## TASK OBJECTIVE
A complete response lists each line of the data below that includes the word "char".

- - - - - - -

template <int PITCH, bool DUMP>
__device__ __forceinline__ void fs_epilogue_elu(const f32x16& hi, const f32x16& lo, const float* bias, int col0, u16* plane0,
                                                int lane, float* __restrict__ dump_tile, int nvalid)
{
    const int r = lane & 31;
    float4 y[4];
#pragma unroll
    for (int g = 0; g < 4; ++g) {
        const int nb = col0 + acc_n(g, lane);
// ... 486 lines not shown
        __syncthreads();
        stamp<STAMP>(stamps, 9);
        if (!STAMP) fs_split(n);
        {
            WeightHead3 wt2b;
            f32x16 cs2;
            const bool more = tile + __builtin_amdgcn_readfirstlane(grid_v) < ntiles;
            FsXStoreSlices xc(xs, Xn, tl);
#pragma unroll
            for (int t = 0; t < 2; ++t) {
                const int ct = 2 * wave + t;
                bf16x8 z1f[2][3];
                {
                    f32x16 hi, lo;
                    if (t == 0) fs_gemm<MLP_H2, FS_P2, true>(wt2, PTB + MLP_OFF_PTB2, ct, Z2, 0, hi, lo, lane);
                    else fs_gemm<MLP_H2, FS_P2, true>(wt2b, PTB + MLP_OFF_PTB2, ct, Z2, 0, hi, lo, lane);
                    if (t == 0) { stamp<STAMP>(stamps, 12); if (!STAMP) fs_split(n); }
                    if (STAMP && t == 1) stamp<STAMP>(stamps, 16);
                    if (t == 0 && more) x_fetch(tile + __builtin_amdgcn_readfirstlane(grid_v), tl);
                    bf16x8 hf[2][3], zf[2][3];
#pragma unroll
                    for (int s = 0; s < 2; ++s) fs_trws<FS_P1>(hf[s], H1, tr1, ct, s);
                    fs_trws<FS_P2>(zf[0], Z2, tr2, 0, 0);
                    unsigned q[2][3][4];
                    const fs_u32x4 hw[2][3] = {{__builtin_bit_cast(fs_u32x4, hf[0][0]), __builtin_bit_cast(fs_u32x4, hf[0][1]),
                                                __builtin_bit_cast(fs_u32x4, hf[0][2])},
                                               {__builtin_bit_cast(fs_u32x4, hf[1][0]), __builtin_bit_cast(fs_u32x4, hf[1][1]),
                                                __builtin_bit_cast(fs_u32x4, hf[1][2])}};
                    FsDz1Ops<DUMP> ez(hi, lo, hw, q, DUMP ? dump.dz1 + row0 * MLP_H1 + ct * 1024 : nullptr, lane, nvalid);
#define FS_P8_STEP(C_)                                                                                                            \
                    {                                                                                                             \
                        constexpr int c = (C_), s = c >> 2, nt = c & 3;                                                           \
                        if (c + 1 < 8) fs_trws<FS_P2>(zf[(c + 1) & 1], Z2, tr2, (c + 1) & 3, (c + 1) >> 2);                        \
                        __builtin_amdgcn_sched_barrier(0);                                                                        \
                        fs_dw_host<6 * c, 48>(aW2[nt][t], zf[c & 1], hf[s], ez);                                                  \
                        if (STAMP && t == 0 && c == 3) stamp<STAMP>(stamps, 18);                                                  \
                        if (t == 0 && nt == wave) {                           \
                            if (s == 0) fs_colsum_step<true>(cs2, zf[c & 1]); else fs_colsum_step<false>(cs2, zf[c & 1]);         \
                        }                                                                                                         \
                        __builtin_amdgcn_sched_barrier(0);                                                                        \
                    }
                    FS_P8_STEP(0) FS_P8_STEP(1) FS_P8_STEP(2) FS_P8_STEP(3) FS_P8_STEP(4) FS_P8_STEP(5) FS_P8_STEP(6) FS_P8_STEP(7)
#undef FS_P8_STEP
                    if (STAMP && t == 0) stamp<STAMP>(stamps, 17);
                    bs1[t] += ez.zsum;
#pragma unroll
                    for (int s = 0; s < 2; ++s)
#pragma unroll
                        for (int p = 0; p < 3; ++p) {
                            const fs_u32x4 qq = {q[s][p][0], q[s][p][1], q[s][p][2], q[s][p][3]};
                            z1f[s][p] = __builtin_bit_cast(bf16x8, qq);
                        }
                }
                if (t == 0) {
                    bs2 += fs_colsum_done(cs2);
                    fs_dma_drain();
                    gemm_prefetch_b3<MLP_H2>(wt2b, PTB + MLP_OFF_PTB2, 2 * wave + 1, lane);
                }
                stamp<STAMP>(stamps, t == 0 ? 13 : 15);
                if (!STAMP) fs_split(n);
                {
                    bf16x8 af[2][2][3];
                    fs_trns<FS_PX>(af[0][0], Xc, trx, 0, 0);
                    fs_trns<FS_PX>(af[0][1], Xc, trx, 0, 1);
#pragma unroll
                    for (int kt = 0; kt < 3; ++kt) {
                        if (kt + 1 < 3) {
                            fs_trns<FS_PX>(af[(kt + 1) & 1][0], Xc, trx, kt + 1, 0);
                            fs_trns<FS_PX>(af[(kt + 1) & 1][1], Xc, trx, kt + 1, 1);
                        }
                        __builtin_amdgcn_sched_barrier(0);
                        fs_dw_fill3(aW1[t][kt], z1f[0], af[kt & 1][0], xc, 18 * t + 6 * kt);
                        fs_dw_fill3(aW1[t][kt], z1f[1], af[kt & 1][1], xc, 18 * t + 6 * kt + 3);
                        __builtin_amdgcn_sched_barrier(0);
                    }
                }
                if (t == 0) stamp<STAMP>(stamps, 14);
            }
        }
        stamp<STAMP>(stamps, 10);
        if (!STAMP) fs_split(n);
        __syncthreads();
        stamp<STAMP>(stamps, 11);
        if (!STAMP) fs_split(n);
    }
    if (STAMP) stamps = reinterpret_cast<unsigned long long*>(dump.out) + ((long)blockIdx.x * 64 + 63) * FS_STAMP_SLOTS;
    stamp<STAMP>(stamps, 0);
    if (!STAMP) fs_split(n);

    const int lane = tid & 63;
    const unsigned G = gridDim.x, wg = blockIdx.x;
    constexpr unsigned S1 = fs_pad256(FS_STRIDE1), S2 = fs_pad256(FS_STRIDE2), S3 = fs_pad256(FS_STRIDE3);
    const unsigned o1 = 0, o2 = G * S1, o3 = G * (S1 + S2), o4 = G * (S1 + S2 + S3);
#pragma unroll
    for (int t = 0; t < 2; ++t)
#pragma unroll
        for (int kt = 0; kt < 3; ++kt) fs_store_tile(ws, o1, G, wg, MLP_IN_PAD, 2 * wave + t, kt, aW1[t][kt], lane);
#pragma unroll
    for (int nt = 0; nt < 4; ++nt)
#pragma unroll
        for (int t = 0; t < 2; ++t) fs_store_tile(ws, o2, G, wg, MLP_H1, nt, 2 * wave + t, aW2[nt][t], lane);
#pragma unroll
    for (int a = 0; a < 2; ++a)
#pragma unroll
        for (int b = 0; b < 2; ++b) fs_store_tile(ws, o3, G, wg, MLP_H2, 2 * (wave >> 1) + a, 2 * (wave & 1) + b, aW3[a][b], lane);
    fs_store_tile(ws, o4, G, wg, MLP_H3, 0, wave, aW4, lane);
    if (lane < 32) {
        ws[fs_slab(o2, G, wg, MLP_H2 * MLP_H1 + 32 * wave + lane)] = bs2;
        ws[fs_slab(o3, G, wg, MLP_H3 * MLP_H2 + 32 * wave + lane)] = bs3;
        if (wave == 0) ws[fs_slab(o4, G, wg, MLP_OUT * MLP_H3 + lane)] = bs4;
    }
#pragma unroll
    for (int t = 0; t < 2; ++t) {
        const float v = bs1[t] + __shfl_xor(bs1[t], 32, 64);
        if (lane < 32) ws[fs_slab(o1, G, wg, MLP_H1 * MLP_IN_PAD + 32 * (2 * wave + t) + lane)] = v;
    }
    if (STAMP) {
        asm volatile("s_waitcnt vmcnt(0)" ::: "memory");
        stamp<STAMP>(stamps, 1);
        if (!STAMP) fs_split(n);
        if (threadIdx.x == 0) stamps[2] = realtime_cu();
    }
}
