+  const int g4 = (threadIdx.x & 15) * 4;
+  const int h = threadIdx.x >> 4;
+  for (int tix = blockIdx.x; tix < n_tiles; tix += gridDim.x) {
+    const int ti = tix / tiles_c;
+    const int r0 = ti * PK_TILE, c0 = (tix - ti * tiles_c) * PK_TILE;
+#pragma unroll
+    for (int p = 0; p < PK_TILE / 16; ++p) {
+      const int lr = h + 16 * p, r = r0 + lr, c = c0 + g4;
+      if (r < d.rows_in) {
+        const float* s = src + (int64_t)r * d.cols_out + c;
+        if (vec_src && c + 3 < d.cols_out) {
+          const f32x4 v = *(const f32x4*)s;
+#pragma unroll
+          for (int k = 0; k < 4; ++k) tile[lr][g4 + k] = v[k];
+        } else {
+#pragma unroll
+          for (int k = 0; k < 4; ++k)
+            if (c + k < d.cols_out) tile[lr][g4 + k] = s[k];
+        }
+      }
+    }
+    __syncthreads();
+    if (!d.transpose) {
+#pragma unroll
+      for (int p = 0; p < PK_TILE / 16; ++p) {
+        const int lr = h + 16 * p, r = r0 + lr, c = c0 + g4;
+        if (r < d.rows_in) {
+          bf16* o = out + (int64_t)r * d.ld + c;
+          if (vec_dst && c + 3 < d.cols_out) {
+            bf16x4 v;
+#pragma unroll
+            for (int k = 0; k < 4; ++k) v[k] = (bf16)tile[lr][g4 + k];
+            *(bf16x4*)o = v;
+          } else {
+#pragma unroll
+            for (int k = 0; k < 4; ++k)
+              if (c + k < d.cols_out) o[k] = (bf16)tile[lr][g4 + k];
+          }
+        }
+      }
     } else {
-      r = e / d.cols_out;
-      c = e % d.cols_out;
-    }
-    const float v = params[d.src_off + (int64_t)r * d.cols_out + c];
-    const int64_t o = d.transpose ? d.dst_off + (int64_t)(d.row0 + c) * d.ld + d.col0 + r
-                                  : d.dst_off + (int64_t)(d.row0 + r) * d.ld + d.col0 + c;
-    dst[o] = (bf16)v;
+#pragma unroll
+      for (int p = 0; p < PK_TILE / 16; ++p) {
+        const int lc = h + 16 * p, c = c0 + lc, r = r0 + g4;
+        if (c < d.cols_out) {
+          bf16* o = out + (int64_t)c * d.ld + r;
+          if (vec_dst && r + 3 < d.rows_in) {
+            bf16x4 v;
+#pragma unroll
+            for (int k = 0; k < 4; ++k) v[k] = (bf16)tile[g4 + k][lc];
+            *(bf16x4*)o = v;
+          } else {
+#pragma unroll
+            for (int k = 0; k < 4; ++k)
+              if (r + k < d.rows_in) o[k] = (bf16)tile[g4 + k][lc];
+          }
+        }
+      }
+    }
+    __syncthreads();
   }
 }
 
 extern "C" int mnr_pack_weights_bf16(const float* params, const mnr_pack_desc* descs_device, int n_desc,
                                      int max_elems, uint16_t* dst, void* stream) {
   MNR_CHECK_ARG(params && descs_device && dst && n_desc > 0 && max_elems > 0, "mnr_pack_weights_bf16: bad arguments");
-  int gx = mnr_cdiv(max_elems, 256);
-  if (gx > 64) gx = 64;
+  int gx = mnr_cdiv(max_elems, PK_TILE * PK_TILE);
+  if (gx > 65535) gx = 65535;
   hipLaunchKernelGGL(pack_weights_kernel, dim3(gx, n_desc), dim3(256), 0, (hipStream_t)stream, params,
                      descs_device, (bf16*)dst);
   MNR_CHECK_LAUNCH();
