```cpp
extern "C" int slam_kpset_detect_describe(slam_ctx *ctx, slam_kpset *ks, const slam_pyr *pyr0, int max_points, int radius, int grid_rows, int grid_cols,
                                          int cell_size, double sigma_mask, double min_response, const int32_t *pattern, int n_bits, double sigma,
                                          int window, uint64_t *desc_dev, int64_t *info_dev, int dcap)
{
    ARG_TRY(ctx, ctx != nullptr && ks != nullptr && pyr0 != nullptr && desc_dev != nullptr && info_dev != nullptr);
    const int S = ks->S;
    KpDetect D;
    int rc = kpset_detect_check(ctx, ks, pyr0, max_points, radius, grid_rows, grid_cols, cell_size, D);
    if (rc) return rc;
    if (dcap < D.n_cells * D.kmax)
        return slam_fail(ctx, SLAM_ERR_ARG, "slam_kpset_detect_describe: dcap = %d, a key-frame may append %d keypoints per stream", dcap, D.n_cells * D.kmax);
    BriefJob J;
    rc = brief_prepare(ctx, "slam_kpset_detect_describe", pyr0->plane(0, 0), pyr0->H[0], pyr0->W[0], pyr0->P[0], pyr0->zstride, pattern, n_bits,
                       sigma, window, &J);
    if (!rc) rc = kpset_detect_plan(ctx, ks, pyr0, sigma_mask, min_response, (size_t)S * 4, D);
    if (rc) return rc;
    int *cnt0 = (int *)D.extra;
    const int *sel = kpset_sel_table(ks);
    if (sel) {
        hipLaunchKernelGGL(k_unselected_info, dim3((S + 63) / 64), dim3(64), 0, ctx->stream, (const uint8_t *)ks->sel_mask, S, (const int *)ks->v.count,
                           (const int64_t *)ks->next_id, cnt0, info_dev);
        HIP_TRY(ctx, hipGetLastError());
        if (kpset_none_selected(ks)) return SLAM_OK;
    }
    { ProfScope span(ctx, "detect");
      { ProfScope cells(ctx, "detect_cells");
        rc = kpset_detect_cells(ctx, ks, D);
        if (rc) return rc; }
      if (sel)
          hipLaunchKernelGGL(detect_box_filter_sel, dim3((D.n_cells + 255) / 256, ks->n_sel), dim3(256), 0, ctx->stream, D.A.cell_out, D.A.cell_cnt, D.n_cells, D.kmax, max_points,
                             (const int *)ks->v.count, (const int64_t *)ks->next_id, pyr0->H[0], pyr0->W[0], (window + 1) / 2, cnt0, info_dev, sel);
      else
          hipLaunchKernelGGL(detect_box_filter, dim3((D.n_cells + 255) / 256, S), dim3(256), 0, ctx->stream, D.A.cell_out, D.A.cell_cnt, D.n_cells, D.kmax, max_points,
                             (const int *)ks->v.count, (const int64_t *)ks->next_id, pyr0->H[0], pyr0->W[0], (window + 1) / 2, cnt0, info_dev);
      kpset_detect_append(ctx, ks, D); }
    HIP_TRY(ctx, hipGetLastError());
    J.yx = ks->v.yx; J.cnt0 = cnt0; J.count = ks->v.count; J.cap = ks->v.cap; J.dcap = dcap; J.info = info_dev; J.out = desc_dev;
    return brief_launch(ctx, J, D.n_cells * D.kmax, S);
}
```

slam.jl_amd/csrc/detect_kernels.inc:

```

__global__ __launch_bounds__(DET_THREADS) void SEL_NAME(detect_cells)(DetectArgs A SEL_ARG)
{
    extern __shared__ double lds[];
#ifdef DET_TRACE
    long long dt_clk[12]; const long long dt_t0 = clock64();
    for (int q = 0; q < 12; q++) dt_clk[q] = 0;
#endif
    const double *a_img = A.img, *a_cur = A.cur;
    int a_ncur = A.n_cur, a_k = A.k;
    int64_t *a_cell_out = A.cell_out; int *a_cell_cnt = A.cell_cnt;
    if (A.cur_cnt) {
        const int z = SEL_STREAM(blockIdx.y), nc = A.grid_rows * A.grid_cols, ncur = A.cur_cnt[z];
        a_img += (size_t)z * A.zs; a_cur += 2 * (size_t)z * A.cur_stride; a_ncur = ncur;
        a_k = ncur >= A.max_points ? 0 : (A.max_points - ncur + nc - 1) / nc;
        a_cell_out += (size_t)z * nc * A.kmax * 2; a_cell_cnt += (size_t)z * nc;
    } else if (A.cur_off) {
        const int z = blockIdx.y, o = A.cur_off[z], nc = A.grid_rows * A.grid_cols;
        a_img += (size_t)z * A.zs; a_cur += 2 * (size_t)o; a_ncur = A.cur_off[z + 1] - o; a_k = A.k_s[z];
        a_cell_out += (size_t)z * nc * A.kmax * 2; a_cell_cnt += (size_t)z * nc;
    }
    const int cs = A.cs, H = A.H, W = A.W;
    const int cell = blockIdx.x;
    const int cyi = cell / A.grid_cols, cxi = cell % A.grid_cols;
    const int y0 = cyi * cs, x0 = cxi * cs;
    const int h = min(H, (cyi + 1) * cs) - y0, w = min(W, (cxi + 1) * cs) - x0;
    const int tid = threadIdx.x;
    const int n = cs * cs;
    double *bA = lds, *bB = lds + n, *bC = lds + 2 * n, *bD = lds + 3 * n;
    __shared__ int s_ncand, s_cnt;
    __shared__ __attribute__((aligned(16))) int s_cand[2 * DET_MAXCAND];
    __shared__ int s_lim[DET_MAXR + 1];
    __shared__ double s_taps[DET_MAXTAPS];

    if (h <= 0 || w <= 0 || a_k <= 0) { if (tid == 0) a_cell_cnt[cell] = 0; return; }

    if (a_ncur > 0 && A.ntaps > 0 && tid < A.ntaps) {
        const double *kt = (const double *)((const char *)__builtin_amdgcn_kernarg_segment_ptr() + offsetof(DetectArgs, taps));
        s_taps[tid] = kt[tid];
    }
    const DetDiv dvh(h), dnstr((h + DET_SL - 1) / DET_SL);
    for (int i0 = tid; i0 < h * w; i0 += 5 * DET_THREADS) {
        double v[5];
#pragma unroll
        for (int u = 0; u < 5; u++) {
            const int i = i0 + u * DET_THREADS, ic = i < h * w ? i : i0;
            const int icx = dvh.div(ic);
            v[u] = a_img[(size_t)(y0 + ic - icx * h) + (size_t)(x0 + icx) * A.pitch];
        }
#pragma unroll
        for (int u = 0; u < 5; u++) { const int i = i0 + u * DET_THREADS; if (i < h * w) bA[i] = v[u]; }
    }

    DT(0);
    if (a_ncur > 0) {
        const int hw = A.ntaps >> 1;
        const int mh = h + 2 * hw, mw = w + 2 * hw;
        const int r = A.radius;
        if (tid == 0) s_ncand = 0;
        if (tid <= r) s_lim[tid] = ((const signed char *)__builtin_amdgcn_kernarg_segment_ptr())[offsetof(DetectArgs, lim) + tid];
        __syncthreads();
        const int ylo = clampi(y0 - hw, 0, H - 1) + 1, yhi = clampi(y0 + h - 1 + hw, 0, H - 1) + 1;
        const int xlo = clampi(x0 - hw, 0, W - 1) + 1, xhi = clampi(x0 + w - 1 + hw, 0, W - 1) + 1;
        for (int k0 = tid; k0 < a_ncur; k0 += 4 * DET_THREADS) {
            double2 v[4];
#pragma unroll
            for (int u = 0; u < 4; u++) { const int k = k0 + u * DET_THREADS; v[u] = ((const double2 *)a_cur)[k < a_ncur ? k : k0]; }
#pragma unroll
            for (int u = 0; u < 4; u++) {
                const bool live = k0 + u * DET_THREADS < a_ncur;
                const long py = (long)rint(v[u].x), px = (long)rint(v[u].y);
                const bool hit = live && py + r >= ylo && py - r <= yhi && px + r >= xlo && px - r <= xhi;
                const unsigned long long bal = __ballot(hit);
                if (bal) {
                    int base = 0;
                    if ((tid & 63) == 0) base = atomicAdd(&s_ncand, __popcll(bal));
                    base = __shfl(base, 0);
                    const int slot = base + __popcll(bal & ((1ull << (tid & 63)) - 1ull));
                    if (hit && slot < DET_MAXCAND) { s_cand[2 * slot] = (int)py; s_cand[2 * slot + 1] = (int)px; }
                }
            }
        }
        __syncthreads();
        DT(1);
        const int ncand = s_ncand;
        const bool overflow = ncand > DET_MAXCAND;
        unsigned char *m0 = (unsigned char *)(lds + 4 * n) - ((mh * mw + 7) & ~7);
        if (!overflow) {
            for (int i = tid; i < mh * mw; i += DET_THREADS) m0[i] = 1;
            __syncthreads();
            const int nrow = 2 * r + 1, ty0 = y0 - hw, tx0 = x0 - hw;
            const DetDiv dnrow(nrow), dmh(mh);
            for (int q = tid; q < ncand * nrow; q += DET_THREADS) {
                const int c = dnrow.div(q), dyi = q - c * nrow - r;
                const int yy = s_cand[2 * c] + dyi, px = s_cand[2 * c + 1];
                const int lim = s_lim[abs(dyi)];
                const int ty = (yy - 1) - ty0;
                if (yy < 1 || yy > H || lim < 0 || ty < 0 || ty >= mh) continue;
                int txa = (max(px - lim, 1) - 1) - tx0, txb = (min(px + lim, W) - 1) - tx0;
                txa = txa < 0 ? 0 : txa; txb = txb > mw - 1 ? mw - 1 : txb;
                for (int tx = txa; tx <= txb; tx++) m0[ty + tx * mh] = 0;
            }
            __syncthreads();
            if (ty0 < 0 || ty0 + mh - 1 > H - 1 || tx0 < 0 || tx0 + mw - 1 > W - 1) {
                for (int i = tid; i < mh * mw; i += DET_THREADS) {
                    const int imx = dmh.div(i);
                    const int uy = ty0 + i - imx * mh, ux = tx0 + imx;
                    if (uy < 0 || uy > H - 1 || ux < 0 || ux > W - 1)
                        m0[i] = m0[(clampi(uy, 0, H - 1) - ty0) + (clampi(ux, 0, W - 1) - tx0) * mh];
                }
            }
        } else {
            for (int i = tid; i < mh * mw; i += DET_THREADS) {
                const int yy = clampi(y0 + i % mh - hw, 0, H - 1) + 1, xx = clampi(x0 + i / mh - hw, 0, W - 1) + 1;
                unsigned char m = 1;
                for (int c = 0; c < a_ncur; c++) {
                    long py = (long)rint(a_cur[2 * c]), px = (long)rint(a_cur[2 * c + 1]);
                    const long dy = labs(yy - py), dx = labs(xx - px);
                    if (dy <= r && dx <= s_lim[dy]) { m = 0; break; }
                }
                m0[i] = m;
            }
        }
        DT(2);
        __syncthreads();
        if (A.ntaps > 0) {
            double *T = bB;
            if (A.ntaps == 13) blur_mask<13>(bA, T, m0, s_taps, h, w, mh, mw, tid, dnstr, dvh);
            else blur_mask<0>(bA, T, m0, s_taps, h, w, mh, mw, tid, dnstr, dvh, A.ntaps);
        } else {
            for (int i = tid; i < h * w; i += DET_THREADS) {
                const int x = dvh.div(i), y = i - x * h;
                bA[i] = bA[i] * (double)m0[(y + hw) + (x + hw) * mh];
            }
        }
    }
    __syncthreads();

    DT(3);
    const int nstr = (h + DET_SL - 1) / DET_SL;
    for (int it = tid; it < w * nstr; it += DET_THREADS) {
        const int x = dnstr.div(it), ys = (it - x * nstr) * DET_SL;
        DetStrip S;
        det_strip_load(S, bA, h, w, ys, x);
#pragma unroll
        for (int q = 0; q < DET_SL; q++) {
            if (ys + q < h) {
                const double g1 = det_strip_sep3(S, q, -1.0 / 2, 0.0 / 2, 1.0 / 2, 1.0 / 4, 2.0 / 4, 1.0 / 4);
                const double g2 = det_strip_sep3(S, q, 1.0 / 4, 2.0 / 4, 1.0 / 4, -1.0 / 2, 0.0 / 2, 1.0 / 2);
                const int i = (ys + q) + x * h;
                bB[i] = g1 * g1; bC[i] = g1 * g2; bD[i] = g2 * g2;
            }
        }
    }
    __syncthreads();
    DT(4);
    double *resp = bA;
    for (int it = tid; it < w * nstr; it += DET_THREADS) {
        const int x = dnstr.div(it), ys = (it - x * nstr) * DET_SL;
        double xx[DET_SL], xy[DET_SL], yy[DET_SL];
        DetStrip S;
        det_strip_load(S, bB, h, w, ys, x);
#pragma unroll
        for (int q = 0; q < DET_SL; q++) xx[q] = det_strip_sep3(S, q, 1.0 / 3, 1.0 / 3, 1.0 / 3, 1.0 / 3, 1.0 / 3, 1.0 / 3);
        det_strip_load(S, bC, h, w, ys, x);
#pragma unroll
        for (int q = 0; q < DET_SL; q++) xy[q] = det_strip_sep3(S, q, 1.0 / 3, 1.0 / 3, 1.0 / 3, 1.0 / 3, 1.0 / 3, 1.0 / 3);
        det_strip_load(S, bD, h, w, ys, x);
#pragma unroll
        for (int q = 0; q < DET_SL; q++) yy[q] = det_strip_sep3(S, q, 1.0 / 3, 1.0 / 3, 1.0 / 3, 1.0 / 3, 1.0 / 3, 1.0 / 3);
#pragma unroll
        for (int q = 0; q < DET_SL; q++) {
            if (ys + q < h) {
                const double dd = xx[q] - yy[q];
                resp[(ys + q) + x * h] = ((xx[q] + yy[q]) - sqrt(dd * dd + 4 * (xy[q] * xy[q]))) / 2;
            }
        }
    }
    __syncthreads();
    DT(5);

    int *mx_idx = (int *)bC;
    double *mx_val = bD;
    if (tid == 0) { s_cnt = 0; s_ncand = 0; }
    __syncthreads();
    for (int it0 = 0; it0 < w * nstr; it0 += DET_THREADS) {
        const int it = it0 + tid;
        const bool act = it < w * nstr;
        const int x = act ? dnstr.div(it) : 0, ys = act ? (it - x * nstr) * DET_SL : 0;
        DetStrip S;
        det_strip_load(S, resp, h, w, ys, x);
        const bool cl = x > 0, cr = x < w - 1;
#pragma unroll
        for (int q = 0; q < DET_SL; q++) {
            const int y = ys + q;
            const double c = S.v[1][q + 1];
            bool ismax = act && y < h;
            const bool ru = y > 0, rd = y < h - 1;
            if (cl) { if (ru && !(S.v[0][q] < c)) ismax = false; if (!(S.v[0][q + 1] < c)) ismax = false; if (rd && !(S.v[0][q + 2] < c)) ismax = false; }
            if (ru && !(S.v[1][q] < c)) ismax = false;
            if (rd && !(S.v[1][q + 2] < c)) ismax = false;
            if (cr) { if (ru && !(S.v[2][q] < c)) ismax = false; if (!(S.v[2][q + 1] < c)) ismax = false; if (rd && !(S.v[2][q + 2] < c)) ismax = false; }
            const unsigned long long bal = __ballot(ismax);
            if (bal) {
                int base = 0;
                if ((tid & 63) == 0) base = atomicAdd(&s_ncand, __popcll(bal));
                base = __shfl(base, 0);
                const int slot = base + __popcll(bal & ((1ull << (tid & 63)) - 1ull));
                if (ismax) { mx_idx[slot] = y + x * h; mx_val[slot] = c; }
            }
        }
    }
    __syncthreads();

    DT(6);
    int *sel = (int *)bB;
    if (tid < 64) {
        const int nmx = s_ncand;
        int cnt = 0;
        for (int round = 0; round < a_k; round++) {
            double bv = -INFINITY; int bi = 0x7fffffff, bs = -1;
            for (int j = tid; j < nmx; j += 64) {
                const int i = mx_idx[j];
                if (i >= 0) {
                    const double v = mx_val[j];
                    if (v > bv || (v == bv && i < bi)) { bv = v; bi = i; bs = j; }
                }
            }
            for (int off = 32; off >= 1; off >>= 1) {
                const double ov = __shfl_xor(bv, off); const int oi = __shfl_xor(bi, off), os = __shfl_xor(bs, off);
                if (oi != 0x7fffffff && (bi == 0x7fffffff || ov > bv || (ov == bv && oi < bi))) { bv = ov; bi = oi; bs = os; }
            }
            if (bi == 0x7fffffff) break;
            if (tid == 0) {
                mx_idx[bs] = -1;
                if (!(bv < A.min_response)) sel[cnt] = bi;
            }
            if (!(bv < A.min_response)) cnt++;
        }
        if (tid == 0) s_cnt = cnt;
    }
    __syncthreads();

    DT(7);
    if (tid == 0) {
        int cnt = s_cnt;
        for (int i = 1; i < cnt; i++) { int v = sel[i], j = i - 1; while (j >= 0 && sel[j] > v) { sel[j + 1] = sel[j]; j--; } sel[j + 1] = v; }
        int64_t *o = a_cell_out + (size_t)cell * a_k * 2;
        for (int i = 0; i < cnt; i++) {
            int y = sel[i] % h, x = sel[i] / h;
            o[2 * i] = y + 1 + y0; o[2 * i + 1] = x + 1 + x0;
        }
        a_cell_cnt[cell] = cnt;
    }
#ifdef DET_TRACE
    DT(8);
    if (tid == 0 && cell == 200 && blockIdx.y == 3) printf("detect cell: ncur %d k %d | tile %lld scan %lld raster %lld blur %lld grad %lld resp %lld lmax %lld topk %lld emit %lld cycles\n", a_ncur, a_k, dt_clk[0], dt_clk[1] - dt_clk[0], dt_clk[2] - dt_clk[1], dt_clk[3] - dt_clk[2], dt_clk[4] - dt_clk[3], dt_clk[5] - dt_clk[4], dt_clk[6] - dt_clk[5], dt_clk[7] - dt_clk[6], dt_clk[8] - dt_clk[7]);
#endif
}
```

- - - - - - -

## RESULT BELOW
        const double *kt = (const double *)((const char *)__builtin_amdgcn_kernarg_segment_ptr() + offsetof(DetectArgs, taps));
        if (tid <= r) s_lim[tid] = ((const signed char *)__builtin_amdgcn_kernarg_segment_ptr())[offsetof(DetectArgs, lim) + tid];
        unsigned char *m0 = (unsigned char *)(lds + 4 * n) - ((mh * mw + 7) & ~7);
                unsigned char m = 1;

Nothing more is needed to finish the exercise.